Your task :: Extract all lines from the data beneath that include the word "total".

◇ ◇ ◇ ◇

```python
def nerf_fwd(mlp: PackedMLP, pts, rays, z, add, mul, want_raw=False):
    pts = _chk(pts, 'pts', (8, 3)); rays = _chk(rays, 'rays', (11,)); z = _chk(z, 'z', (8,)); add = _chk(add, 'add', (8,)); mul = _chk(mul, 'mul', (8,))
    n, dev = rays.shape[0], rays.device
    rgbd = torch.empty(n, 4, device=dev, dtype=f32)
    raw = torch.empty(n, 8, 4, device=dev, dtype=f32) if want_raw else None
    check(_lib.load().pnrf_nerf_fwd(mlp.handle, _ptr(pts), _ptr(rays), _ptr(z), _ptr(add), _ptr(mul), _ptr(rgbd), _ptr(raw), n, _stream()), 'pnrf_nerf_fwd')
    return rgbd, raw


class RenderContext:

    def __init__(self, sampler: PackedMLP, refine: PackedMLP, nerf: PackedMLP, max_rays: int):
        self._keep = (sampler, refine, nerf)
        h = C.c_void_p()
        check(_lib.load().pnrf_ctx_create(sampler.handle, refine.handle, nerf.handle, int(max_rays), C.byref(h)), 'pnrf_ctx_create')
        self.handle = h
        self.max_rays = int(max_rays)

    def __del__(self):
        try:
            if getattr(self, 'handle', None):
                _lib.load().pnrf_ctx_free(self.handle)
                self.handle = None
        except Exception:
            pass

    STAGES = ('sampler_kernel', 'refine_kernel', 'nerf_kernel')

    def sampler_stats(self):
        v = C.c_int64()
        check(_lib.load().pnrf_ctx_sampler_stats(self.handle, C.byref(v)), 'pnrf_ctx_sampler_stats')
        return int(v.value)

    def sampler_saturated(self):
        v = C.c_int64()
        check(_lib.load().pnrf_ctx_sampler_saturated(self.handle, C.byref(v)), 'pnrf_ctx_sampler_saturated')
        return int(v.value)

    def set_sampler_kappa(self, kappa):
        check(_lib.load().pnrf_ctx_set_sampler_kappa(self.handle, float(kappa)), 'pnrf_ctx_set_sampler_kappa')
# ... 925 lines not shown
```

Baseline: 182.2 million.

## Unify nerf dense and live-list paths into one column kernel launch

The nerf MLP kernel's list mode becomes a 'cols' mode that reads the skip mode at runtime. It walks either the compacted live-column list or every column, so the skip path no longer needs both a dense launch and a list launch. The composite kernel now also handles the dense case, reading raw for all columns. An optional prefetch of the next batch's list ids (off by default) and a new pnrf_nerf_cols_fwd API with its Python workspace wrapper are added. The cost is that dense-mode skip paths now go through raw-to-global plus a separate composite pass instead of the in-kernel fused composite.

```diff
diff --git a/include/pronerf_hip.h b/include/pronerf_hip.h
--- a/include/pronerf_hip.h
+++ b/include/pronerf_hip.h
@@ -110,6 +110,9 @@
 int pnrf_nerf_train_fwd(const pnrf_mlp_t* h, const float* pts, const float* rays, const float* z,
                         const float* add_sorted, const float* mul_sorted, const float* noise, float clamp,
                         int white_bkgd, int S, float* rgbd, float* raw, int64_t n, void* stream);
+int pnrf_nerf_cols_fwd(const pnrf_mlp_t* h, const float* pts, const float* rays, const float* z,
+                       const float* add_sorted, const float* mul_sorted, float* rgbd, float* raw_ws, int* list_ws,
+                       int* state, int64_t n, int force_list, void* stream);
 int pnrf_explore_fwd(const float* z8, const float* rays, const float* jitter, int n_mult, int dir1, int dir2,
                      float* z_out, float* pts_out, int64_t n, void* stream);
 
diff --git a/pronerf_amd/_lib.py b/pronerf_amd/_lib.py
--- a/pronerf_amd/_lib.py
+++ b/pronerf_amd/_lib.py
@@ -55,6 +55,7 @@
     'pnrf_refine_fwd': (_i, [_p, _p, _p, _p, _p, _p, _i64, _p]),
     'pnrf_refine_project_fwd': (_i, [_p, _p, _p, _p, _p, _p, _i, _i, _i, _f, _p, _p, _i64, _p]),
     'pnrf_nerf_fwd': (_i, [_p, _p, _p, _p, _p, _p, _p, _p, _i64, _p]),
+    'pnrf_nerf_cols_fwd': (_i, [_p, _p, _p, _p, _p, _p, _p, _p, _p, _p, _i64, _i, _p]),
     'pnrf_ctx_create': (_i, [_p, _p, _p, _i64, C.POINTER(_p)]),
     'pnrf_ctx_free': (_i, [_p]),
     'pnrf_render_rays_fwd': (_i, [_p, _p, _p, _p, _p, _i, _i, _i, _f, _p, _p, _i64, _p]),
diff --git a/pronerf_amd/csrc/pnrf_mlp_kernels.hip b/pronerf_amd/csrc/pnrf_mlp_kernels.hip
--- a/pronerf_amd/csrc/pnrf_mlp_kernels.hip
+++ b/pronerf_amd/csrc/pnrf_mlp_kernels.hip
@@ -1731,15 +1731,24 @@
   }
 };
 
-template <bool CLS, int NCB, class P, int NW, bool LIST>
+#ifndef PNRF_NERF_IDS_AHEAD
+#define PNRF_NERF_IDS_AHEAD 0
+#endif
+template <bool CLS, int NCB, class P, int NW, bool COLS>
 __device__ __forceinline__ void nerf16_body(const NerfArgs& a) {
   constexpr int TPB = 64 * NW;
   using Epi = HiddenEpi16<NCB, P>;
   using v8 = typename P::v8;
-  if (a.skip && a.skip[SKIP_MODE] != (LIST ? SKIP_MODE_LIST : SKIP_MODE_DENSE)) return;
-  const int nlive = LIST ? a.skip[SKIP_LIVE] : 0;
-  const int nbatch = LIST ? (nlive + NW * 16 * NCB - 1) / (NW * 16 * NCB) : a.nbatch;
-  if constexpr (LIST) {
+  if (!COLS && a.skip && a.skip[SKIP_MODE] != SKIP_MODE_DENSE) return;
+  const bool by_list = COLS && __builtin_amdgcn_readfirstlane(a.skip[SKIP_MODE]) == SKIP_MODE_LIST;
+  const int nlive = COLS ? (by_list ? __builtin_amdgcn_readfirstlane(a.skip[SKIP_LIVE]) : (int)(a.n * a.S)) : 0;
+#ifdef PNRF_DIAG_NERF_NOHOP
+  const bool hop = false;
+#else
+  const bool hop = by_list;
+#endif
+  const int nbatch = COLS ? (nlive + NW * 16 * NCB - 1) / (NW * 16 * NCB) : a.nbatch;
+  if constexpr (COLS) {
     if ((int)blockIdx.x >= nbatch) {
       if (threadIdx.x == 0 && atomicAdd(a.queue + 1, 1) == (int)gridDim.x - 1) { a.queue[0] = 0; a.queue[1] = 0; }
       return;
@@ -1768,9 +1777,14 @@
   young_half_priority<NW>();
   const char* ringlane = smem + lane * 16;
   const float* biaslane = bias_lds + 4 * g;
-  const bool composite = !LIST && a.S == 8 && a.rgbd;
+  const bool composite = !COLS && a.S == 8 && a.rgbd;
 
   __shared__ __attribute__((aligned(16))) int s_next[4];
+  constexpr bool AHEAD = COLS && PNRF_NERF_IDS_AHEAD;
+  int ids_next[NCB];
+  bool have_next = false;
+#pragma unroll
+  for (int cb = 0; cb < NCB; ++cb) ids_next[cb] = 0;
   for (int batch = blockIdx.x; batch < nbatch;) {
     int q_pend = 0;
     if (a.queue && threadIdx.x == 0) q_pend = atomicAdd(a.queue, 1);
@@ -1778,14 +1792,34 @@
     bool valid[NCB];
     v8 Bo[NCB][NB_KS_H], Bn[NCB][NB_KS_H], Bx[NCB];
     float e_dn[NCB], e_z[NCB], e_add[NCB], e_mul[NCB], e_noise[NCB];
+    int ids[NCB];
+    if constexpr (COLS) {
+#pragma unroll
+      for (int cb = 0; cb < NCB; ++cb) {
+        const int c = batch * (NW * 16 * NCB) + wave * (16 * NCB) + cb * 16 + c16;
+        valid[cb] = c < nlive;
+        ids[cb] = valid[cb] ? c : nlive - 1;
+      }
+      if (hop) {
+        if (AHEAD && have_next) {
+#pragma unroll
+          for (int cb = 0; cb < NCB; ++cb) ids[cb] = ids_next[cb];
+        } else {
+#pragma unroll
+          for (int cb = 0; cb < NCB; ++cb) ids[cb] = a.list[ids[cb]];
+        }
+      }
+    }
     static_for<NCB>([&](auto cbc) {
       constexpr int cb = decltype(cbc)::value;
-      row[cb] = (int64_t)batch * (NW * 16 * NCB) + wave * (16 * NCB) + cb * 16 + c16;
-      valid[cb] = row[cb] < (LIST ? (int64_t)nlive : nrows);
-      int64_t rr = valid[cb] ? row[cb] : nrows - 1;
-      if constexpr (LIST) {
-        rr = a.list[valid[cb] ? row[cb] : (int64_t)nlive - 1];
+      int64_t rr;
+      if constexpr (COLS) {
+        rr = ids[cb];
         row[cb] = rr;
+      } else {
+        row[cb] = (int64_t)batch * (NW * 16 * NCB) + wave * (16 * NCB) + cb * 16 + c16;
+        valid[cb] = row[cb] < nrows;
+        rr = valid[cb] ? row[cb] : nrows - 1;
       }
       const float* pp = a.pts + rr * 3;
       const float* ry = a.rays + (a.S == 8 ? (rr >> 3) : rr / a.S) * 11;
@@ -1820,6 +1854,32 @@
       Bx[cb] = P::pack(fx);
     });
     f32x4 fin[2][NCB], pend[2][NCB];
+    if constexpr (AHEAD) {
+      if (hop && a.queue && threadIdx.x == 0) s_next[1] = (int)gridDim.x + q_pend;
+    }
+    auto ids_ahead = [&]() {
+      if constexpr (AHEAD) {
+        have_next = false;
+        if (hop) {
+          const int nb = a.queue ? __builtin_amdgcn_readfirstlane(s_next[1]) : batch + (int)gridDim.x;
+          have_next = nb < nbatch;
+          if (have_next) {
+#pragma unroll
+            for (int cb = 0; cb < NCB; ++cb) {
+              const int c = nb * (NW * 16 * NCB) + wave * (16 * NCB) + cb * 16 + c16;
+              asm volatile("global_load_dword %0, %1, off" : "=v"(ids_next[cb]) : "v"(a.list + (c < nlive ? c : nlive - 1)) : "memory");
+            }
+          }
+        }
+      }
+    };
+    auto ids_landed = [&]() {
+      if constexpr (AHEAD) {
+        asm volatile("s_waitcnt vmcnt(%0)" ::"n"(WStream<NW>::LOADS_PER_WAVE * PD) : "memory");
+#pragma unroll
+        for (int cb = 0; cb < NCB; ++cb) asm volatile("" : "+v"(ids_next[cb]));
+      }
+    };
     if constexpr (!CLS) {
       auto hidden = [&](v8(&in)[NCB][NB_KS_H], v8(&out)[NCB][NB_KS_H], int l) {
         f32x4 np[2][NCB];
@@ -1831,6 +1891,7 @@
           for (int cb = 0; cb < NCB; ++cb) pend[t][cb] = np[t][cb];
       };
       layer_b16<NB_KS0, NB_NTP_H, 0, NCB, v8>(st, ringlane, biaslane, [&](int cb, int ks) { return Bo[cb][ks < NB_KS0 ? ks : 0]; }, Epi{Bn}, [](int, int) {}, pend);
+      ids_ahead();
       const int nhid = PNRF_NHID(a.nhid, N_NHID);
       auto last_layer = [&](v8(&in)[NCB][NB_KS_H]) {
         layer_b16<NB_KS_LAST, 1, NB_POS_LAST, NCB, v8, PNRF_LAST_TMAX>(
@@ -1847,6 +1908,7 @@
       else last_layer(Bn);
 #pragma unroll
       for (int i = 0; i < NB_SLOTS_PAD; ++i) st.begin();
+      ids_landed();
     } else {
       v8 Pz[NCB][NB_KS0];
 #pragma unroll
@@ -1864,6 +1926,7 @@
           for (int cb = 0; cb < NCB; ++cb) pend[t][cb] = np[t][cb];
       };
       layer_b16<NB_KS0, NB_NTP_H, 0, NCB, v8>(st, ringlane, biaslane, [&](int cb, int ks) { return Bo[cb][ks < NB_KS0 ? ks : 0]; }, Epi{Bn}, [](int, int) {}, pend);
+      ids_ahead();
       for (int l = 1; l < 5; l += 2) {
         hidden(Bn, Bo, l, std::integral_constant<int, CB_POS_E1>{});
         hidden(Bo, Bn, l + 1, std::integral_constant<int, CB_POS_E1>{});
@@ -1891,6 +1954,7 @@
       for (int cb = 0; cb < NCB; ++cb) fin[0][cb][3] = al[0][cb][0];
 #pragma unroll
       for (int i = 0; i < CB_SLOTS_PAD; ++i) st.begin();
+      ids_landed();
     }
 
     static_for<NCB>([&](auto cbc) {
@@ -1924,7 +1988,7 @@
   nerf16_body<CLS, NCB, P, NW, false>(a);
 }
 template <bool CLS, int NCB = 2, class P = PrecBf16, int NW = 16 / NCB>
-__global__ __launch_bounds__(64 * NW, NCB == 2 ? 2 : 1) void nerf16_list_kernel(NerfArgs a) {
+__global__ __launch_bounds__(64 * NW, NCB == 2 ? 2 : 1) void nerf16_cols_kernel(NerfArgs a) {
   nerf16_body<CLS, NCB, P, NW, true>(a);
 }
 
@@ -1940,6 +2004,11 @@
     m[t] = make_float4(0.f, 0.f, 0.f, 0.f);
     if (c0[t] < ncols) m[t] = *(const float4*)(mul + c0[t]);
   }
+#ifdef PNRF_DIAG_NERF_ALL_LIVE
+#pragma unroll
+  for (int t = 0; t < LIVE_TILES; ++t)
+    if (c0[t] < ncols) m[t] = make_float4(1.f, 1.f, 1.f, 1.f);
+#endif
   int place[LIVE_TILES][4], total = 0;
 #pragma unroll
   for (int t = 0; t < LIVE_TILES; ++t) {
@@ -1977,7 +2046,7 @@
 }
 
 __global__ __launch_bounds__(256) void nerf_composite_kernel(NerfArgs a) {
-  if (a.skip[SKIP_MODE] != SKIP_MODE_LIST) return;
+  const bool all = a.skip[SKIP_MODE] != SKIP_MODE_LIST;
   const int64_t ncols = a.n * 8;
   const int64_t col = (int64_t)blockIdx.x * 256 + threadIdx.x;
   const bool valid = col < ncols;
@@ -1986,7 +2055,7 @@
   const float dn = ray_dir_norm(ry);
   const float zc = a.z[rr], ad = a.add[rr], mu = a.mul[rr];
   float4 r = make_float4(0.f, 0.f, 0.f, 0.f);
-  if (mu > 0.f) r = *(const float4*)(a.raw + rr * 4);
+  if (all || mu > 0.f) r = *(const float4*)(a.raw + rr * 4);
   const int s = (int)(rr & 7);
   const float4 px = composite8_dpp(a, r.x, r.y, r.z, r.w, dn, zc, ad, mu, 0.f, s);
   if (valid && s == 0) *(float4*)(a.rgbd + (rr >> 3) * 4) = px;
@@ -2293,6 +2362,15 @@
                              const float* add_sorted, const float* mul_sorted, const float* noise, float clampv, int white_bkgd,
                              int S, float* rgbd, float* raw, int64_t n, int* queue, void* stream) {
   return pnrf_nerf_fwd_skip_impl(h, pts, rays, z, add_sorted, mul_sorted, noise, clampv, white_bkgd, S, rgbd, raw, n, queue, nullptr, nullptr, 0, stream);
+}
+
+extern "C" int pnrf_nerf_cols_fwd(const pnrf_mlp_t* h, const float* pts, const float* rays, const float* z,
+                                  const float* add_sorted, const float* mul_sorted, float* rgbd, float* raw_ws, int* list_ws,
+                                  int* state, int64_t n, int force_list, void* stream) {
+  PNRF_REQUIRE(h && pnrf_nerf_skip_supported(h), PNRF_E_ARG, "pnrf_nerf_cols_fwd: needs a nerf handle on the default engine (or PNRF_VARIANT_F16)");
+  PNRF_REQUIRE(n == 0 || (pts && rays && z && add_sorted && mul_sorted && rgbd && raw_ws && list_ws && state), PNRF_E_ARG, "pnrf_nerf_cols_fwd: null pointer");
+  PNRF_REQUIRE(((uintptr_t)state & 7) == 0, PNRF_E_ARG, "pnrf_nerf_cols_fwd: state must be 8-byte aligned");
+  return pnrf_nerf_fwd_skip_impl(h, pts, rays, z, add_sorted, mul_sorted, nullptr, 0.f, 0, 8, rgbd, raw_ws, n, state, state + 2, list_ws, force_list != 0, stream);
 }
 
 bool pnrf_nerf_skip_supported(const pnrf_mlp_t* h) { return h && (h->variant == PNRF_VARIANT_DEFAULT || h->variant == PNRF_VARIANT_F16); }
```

◇ ◇ ◇ ◇

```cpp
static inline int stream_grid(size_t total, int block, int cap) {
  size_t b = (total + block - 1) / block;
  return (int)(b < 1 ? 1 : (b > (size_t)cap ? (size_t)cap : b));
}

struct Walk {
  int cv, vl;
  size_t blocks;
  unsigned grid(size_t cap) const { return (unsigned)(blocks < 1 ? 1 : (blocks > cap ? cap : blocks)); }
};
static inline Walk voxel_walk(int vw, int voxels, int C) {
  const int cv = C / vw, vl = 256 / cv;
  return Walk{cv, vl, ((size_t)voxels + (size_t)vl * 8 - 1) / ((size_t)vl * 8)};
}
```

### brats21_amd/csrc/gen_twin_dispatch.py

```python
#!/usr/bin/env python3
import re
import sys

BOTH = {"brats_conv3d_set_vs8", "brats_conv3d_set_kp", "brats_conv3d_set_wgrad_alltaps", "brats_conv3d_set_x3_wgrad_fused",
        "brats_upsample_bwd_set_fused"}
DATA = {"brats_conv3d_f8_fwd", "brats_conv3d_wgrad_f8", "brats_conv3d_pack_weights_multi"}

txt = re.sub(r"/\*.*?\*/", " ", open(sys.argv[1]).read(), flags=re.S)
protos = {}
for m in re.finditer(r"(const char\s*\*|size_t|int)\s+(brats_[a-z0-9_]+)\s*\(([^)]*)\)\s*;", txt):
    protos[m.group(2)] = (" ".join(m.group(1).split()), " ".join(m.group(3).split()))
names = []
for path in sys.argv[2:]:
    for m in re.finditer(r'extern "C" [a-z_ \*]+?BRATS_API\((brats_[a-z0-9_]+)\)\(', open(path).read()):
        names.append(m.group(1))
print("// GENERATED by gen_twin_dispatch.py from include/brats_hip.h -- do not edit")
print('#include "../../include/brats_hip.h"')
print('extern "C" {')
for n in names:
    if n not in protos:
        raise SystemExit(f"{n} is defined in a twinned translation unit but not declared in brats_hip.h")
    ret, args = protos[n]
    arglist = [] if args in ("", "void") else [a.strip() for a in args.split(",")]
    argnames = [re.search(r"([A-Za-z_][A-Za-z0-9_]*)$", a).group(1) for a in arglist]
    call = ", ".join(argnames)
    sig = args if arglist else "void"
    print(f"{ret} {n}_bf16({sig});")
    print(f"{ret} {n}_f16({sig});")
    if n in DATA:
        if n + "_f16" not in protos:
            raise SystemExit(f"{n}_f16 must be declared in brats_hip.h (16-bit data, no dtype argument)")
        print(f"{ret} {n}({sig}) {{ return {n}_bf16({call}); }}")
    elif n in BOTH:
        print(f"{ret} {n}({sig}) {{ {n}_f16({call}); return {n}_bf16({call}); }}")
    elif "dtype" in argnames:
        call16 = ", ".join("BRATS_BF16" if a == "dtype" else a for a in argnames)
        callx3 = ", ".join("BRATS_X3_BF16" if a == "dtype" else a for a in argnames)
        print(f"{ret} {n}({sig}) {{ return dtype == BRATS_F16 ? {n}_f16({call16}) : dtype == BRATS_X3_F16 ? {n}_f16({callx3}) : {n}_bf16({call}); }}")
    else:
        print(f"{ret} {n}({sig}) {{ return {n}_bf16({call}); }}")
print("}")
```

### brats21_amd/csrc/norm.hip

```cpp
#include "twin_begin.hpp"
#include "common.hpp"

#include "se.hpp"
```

◇ ◇ ◇ ◇

Output below ::
   int place[LIVE_TILES][4], total = 0;
static inline int stream_grid(size_t total, int block, int cap) {
  size_t b = (total + block - 1) / block;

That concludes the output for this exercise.